Task objective -
Where the records below reach the line containing "namespace sk = fd::skeleton;", start transcribing, and end with the line containing "int *s_list = reinterpret_cast<int", exactly and with nothing else added.

————————

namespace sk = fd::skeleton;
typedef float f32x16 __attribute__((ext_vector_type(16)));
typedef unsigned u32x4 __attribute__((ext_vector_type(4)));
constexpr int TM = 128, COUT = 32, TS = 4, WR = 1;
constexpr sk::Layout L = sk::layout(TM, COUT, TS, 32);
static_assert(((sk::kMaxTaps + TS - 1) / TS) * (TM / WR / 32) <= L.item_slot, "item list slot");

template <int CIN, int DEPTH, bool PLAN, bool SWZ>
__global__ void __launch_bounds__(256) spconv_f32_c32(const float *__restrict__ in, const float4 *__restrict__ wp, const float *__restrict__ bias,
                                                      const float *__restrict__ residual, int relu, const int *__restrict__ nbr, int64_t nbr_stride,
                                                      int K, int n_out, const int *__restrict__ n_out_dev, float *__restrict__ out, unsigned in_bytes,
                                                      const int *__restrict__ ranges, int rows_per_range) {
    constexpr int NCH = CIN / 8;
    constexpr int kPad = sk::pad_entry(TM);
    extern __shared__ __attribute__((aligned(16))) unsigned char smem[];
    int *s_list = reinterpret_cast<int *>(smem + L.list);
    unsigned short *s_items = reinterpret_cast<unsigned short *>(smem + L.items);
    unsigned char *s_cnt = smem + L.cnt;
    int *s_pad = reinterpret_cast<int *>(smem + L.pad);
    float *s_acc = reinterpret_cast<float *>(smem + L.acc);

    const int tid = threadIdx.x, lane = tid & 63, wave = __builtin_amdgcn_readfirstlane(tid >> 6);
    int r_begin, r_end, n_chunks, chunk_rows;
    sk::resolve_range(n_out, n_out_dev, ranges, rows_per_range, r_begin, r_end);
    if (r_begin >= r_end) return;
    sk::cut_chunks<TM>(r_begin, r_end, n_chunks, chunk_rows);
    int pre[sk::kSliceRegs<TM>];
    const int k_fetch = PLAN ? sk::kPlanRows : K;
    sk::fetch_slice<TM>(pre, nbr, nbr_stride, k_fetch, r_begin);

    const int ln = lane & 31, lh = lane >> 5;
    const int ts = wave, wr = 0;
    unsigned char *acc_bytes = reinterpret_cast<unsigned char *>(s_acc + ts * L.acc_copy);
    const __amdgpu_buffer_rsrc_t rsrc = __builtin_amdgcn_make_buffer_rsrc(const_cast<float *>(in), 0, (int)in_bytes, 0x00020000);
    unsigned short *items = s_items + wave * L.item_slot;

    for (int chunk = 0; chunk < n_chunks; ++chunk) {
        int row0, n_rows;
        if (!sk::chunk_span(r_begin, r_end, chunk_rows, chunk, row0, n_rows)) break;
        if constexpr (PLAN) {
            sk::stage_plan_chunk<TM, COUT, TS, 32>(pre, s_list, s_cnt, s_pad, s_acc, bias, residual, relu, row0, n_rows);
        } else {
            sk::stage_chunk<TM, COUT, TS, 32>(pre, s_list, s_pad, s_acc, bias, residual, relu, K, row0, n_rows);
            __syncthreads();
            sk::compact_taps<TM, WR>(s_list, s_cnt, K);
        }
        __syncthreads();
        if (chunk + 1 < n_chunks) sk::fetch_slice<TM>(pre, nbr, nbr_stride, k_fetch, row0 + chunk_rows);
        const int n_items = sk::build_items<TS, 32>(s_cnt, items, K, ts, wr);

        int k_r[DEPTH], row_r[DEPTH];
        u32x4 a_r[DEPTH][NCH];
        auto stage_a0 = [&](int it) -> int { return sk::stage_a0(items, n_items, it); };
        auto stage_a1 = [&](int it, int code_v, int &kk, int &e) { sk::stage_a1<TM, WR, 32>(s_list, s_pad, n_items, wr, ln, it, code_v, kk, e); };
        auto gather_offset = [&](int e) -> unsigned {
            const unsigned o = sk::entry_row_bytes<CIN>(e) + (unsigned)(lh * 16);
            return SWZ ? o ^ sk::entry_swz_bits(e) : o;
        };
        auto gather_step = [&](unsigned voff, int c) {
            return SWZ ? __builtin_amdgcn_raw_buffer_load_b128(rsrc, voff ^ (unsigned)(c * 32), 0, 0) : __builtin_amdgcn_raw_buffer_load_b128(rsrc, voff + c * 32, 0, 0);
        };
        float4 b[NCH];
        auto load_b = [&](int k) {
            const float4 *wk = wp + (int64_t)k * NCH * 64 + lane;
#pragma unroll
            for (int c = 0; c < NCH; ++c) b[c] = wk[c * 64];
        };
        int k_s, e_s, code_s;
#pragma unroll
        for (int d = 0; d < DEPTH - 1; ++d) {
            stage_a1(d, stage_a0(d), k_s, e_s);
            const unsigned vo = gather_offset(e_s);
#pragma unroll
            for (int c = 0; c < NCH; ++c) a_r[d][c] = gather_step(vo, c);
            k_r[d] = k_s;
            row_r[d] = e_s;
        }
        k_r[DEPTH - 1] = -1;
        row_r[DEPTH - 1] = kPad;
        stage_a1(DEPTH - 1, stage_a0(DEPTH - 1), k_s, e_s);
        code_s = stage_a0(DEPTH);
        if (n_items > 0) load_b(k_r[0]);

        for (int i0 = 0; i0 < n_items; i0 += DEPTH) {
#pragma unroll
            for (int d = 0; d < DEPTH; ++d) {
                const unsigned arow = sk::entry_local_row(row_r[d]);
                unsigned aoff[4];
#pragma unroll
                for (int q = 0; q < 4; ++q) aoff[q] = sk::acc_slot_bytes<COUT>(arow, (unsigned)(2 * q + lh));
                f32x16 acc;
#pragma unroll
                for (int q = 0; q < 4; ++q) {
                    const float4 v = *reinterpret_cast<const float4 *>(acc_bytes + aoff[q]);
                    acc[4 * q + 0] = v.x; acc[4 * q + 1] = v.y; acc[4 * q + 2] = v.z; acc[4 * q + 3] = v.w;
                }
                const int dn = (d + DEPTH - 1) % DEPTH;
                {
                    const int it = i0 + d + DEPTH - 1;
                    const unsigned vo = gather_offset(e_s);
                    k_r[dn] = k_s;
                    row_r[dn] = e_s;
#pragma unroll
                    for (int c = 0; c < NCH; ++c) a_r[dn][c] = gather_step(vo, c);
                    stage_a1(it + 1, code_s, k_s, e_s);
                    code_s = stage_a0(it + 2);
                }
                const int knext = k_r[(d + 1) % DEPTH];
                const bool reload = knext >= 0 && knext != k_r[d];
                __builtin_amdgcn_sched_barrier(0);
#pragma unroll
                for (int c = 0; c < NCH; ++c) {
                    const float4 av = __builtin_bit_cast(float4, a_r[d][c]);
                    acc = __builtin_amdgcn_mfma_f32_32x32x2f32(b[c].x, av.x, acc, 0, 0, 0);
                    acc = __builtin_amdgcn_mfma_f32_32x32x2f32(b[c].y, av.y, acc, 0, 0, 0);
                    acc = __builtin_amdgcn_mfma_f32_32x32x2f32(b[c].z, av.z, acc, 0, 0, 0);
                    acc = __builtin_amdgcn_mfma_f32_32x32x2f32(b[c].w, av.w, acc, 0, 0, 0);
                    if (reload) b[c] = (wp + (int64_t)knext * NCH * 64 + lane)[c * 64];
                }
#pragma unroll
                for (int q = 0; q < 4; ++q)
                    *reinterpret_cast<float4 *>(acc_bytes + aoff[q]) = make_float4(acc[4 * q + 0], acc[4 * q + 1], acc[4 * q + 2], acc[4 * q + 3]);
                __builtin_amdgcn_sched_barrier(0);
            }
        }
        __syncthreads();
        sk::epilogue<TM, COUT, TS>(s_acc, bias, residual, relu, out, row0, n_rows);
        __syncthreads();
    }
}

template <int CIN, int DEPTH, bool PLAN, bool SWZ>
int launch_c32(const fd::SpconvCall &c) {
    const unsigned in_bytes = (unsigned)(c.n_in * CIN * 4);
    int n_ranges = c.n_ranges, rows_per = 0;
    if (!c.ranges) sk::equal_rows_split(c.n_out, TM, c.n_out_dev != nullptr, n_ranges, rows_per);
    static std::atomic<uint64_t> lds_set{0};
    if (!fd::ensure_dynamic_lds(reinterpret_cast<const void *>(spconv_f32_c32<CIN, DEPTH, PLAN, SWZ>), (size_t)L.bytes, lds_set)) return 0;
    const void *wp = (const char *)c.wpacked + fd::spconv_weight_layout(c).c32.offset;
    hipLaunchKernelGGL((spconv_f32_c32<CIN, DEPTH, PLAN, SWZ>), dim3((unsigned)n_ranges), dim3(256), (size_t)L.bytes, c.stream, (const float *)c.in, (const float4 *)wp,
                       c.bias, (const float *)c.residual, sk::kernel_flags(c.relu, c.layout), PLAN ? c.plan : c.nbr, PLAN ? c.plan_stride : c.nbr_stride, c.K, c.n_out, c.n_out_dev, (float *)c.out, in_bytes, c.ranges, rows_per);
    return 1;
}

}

————————

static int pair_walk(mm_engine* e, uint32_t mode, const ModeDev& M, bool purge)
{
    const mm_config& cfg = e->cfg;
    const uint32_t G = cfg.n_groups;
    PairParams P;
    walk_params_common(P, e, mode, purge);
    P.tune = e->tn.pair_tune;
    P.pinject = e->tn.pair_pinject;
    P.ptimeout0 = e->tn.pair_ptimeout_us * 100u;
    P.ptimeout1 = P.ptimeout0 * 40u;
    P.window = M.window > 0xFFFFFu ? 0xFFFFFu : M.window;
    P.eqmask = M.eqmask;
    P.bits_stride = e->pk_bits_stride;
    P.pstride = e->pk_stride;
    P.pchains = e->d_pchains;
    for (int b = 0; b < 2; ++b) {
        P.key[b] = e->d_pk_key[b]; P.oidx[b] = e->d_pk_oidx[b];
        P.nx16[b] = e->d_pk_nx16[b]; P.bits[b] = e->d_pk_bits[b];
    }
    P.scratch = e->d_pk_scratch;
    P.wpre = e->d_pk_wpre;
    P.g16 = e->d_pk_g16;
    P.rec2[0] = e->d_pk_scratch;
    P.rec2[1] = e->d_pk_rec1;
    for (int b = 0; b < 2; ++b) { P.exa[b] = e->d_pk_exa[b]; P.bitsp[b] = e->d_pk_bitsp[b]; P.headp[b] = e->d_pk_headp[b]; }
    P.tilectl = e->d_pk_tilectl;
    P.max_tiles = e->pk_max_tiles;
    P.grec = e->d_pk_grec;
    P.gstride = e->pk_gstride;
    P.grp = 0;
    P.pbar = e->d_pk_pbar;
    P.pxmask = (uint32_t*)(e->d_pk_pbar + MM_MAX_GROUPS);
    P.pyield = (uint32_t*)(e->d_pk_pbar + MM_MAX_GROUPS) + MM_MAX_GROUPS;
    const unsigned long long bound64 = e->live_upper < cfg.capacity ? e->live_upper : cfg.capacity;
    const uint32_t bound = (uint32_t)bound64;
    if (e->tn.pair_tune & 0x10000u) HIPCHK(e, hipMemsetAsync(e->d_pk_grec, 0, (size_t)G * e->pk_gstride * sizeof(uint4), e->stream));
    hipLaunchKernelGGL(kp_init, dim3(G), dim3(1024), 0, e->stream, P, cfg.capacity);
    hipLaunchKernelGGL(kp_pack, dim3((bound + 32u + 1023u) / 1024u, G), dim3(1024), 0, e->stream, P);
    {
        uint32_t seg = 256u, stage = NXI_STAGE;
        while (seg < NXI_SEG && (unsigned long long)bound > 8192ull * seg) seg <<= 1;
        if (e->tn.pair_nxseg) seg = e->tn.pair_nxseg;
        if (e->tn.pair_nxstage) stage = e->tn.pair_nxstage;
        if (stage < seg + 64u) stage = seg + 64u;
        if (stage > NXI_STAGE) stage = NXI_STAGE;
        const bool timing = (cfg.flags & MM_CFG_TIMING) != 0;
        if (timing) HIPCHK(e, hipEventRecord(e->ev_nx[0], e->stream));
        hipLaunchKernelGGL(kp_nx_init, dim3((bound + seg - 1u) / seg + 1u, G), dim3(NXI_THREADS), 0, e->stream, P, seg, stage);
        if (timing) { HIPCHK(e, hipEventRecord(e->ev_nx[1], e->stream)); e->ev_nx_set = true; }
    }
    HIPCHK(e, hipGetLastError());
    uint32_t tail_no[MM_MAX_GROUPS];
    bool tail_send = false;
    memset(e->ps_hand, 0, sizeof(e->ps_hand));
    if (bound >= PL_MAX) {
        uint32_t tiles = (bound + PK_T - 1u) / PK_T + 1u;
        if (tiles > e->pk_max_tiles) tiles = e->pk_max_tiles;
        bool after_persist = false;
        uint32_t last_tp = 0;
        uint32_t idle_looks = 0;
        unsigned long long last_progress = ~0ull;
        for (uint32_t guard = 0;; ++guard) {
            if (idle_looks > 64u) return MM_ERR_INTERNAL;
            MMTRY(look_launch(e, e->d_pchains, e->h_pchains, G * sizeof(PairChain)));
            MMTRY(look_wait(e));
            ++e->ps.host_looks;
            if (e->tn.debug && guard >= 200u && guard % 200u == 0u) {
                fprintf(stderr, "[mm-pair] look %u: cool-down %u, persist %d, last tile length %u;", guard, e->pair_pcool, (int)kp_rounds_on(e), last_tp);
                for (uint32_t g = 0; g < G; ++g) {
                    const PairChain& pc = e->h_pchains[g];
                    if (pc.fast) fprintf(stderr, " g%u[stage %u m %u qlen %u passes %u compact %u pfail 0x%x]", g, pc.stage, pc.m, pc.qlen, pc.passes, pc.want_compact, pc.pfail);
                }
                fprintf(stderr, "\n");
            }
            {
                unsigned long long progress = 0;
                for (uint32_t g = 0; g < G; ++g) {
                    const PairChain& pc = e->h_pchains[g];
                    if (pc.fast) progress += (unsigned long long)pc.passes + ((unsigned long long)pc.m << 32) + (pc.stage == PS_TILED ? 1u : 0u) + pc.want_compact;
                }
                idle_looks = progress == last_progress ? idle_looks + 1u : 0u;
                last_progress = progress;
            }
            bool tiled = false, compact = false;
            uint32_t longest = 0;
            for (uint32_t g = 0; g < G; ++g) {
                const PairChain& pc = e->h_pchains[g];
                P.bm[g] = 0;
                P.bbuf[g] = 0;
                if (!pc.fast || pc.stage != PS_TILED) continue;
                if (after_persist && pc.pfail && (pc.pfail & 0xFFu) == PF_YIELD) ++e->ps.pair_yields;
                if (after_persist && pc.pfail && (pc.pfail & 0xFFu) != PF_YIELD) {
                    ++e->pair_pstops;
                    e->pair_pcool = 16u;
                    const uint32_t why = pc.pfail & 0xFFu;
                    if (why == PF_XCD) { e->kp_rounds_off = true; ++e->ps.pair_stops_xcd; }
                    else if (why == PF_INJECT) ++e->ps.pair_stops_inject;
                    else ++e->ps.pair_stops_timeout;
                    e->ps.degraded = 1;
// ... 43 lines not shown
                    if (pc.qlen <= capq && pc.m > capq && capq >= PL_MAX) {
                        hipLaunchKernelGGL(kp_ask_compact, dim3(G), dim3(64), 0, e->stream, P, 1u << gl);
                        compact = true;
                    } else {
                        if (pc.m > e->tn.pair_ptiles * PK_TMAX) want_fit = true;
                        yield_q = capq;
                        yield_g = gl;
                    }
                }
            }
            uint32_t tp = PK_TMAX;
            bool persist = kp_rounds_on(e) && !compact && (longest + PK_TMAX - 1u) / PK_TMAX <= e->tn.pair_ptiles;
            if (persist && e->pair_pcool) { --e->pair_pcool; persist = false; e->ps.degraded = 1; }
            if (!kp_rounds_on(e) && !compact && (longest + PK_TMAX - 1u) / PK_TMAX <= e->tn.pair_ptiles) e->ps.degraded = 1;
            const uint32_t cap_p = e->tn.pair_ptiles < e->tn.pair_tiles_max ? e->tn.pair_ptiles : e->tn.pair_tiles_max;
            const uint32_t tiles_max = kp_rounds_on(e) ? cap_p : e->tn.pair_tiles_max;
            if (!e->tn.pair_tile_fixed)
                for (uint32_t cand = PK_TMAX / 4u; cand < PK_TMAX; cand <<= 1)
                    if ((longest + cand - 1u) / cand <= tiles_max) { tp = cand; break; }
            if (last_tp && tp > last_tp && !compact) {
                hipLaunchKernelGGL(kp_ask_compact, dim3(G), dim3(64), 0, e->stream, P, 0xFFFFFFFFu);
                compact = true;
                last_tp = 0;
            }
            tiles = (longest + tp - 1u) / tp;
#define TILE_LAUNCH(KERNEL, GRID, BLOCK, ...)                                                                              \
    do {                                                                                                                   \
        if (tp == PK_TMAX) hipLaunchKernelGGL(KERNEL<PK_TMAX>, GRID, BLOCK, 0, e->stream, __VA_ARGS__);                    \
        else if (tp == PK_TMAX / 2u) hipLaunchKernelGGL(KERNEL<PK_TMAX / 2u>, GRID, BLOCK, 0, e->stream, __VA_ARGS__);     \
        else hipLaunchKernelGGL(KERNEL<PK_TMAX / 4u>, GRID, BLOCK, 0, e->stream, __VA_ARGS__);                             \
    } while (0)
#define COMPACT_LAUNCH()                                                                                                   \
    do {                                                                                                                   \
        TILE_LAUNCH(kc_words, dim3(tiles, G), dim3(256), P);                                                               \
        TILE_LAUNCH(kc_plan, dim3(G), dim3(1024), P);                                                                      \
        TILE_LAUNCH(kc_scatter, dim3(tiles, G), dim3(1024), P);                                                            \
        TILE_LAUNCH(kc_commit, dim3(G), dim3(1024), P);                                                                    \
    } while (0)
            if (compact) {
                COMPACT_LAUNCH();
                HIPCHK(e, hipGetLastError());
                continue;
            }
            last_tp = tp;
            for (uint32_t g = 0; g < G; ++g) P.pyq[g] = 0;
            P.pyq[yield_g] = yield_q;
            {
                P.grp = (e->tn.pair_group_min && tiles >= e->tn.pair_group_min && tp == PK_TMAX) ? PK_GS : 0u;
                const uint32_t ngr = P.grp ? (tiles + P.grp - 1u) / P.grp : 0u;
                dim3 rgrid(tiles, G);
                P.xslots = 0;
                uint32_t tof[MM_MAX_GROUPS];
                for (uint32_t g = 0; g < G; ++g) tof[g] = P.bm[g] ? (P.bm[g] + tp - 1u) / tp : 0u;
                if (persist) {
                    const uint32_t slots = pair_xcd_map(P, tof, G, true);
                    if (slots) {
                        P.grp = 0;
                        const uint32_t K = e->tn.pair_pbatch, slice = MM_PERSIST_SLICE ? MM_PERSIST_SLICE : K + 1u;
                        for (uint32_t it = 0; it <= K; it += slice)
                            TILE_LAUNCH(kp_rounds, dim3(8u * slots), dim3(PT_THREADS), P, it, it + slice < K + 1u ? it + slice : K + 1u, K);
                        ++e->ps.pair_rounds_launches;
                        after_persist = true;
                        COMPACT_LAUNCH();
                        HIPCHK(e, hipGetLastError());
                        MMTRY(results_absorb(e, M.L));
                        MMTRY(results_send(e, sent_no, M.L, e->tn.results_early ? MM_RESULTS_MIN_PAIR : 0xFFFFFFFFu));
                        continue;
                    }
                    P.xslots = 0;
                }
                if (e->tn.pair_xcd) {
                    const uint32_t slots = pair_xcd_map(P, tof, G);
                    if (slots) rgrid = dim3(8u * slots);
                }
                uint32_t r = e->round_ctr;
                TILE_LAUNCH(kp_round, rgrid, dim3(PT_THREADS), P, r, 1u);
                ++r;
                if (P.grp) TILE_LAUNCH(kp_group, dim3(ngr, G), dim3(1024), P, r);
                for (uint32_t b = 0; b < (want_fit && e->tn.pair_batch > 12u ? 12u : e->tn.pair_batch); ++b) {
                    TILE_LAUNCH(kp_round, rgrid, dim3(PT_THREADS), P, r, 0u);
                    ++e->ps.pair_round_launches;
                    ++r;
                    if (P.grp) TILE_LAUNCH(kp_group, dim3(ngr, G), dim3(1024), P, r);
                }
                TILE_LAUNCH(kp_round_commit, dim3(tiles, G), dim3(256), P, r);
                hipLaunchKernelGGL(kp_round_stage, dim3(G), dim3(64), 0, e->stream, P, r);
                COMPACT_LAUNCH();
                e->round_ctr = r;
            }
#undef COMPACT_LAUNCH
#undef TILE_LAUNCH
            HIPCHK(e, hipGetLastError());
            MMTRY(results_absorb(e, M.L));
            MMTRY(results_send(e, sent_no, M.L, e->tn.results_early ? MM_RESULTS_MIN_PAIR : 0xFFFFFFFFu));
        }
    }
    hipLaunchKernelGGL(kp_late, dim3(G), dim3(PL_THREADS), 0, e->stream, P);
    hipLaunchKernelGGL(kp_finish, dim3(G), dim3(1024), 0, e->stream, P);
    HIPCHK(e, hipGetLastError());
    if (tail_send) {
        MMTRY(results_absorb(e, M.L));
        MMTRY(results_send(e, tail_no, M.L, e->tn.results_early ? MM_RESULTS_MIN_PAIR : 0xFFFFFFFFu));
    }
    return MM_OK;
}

————————

Written solution -
namespace sk = fd::skeleton;
typedef float f32x16 __attribute__((ext_vector_type(16)));
typedef unsigned u32x4 __attribute__((ext_vector_type(4)));
constexpr int TM = 128, COUT = 32, TS = 4, WR = 1;
constexpr sk::Layout L = sk::layout(TM, COUT, TS, 32);
static_assert(((sk::kMaxTaps + TS - 1) / TS) * (TM / WR / 32) <= L.item_slot, "item list slot");

template <int CIN, int DEPTH, bool PLAN, bool SWZ>
__global__ void __launch_bounds__(256) spconv_f32_c32(const float *__restrict__ in, const float4 *__restrict__ wp, const float *__restrict__ bias,
                                                      const float *__restrict__ residual, int relu, const int *__restrict__ nbr, int64_t nbr_stride,
                                                      int K, int n_out, const int *__restrict__ n_out_dev, float *__restrict__ out, unsigned in_bytes,
                                                      const int *__restrict__ ranges, int rows_per_range) {
    constexpr int NCH = CIN / 8;
    constexpr int kPad = sk::pad_entry(TM);
    extern __shared__ __attribute__((aligned(16))) unsigned char smem[];
    int *s_list = reinterpret_cast<int *>(smem + L.list);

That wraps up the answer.